Task requirements:
Go through the listing below and return each line that includes "diff".

Materials provided:

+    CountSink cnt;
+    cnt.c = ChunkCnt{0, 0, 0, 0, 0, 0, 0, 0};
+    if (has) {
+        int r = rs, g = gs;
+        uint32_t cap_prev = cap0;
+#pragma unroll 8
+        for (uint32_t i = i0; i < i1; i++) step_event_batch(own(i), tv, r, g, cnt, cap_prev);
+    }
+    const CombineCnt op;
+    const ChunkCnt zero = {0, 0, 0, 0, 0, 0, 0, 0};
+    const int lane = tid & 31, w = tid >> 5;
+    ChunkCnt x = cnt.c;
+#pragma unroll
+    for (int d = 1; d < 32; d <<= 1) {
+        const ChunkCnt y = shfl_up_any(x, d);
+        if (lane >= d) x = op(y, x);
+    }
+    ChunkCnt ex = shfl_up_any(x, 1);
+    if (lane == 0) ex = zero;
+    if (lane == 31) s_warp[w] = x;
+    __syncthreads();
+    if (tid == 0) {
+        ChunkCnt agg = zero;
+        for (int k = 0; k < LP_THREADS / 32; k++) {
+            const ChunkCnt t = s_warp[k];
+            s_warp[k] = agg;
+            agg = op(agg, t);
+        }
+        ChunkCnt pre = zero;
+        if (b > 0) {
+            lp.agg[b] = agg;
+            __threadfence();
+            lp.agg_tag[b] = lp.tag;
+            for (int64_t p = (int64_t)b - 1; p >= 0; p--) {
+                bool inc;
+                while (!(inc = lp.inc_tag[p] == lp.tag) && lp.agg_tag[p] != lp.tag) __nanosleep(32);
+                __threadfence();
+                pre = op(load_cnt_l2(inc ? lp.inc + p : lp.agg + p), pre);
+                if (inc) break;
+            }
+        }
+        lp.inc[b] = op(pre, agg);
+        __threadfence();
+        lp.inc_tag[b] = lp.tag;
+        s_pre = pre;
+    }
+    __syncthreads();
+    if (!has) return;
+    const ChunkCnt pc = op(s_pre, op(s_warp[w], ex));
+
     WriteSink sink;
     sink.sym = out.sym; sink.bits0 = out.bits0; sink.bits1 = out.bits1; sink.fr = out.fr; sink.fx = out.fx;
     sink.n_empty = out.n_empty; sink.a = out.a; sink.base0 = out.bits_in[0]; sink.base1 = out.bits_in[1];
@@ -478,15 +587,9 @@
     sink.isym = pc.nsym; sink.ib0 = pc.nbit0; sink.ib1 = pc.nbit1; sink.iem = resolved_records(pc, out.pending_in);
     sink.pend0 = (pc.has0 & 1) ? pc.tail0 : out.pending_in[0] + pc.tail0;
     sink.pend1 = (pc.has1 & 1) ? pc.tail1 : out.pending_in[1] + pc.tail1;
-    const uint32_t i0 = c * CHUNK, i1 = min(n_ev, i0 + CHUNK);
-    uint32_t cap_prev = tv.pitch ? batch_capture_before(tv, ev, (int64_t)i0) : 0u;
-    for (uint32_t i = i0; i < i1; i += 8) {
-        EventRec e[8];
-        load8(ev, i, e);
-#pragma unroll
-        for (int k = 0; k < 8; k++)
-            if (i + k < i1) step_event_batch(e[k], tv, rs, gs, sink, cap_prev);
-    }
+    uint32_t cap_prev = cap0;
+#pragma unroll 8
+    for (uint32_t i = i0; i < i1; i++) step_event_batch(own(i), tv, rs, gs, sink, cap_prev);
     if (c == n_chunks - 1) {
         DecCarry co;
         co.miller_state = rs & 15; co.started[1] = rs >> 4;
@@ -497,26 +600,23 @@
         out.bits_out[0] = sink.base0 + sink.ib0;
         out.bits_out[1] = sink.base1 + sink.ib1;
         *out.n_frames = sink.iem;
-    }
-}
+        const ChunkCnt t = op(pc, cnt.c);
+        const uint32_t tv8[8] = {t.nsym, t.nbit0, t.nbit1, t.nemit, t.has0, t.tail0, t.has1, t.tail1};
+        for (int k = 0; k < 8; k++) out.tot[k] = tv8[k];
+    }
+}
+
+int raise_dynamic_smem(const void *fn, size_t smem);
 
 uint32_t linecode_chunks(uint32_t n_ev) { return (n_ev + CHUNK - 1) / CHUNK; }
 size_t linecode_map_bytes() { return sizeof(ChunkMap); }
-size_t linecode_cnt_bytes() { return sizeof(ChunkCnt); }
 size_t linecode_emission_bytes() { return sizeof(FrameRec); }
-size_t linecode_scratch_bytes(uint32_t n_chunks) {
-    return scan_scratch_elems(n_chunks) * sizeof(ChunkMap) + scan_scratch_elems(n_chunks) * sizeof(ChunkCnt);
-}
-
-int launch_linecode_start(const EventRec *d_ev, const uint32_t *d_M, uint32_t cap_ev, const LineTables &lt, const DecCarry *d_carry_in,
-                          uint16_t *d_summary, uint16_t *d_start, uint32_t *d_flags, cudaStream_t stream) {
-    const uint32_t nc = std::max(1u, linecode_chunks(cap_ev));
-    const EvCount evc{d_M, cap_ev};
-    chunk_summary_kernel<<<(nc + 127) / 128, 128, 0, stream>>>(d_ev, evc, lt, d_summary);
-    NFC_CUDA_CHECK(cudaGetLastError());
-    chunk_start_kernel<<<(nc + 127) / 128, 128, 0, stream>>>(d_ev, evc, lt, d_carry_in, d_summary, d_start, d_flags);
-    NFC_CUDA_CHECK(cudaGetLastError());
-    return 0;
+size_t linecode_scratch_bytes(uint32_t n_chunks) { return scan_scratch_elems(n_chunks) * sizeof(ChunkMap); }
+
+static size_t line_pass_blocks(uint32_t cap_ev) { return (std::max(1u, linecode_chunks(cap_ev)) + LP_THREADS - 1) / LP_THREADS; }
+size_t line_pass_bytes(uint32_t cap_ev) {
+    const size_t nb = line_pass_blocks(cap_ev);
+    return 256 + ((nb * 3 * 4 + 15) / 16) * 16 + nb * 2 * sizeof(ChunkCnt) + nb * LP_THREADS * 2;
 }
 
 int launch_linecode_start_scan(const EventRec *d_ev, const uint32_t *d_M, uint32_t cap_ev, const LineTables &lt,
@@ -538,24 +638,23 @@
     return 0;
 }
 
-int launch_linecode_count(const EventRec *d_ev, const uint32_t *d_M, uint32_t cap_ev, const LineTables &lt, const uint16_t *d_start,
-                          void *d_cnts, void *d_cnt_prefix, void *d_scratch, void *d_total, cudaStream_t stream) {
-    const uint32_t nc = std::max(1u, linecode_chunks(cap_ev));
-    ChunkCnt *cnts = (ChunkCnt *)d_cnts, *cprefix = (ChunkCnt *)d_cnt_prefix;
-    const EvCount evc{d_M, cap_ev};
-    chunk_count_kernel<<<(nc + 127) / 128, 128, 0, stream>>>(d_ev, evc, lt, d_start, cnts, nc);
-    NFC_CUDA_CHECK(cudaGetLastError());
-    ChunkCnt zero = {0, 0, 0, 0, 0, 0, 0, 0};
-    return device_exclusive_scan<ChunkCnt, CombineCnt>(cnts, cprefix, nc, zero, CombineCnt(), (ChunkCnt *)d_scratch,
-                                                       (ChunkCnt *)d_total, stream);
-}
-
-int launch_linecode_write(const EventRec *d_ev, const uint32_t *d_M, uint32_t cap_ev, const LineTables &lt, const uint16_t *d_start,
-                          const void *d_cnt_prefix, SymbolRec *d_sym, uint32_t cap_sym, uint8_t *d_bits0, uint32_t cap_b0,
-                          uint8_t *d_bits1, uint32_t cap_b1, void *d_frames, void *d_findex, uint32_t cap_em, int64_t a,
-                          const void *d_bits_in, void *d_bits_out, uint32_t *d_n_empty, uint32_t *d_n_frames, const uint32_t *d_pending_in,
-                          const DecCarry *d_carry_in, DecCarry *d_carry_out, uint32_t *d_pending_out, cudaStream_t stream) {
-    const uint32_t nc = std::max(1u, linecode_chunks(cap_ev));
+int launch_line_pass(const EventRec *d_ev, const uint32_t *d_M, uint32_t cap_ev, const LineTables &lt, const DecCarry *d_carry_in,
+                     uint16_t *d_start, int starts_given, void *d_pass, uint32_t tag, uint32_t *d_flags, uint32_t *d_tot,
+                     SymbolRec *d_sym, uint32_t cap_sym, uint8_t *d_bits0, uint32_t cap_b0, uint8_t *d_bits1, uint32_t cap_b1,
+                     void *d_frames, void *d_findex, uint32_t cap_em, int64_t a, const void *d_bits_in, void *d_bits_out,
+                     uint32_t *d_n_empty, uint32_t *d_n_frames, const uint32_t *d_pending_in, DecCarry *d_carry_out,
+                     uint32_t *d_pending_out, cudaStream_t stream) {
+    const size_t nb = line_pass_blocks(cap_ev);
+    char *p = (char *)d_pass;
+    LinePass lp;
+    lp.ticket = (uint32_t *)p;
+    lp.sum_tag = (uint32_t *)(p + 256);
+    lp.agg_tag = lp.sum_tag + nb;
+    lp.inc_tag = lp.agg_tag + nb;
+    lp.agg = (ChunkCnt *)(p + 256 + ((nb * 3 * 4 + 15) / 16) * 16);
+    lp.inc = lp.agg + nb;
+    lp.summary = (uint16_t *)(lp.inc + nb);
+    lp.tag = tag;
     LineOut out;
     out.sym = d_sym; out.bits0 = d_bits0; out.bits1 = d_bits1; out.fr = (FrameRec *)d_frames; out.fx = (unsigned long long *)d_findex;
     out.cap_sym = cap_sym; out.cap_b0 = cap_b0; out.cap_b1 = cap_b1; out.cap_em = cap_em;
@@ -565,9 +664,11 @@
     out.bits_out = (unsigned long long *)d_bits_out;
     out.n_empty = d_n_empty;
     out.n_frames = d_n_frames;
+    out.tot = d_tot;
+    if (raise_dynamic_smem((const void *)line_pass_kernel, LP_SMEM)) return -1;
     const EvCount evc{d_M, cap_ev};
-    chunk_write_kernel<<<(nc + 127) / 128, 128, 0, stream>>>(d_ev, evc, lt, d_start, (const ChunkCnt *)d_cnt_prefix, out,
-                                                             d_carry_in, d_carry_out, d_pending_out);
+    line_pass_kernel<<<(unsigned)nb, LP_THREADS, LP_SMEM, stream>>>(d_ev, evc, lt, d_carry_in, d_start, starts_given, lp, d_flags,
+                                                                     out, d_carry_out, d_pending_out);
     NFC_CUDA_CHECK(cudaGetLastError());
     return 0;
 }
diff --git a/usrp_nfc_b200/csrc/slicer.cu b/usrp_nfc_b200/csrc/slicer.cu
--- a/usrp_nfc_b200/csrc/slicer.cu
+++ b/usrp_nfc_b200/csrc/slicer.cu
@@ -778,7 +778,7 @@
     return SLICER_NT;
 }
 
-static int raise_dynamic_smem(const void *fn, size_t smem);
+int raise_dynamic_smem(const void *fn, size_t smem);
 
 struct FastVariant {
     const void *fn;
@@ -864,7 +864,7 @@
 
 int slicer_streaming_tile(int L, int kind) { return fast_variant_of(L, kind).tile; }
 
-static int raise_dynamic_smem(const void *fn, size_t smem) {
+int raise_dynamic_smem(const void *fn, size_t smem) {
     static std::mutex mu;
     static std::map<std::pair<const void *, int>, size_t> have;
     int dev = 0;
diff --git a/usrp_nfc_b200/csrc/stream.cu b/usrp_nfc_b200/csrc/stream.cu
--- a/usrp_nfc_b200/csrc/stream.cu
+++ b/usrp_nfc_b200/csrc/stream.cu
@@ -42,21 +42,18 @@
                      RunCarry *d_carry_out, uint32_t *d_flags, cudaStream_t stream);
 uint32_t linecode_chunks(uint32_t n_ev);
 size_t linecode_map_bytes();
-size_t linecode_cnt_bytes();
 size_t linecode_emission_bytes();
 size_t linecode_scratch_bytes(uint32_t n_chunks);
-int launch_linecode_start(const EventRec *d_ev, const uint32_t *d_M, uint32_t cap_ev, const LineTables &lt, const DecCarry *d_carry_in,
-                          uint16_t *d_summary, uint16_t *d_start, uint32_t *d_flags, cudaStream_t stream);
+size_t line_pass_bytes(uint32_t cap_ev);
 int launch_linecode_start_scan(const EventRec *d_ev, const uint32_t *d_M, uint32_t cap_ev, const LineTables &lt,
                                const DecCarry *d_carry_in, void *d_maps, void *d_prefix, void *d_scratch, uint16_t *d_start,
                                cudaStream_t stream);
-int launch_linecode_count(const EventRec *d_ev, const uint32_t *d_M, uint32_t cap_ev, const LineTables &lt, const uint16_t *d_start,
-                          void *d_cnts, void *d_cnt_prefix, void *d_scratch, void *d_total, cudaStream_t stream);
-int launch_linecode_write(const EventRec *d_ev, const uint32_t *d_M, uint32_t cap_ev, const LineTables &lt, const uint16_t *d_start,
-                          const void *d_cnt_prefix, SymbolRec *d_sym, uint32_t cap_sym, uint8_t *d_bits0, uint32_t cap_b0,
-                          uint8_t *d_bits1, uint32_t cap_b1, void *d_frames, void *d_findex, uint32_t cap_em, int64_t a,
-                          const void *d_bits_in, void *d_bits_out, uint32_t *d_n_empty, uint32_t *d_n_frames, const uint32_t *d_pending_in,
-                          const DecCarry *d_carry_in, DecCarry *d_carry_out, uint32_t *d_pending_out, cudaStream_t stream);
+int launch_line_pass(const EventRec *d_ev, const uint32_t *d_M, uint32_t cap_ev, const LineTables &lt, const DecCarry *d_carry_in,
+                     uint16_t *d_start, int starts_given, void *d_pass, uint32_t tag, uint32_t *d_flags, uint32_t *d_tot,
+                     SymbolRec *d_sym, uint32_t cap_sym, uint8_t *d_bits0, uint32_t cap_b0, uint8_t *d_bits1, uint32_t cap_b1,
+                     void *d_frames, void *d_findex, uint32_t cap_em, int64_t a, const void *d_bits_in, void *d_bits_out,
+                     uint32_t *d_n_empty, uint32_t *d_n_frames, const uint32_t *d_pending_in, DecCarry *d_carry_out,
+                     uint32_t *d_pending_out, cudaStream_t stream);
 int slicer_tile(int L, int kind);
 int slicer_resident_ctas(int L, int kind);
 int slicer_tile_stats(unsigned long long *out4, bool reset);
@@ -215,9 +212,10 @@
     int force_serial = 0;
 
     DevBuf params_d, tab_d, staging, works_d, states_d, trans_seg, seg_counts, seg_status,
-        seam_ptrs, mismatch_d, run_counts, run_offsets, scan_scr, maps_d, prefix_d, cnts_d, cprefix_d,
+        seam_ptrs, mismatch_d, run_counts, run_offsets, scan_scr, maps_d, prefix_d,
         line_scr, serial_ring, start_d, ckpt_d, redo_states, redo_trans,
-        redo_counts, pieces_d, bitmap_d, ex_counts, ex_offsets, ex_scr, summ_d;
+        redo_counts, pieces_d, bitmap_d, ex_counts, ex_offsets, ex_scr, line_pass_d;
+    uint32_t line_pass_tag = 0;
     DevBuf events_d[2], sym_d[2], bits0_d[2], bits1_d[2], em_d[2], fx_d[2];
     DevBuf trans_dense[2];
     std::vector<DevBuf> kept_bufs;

Exercise output:
diff --git a/usrp_nfc_b200/csrc/slicer.cu b/usrp_nfc_b200/csrc/slicer.cu
diff --git a/usrp_nfc_b200/csrc/stream.cu b/usrp_nfc_b200/csrc/stream.cu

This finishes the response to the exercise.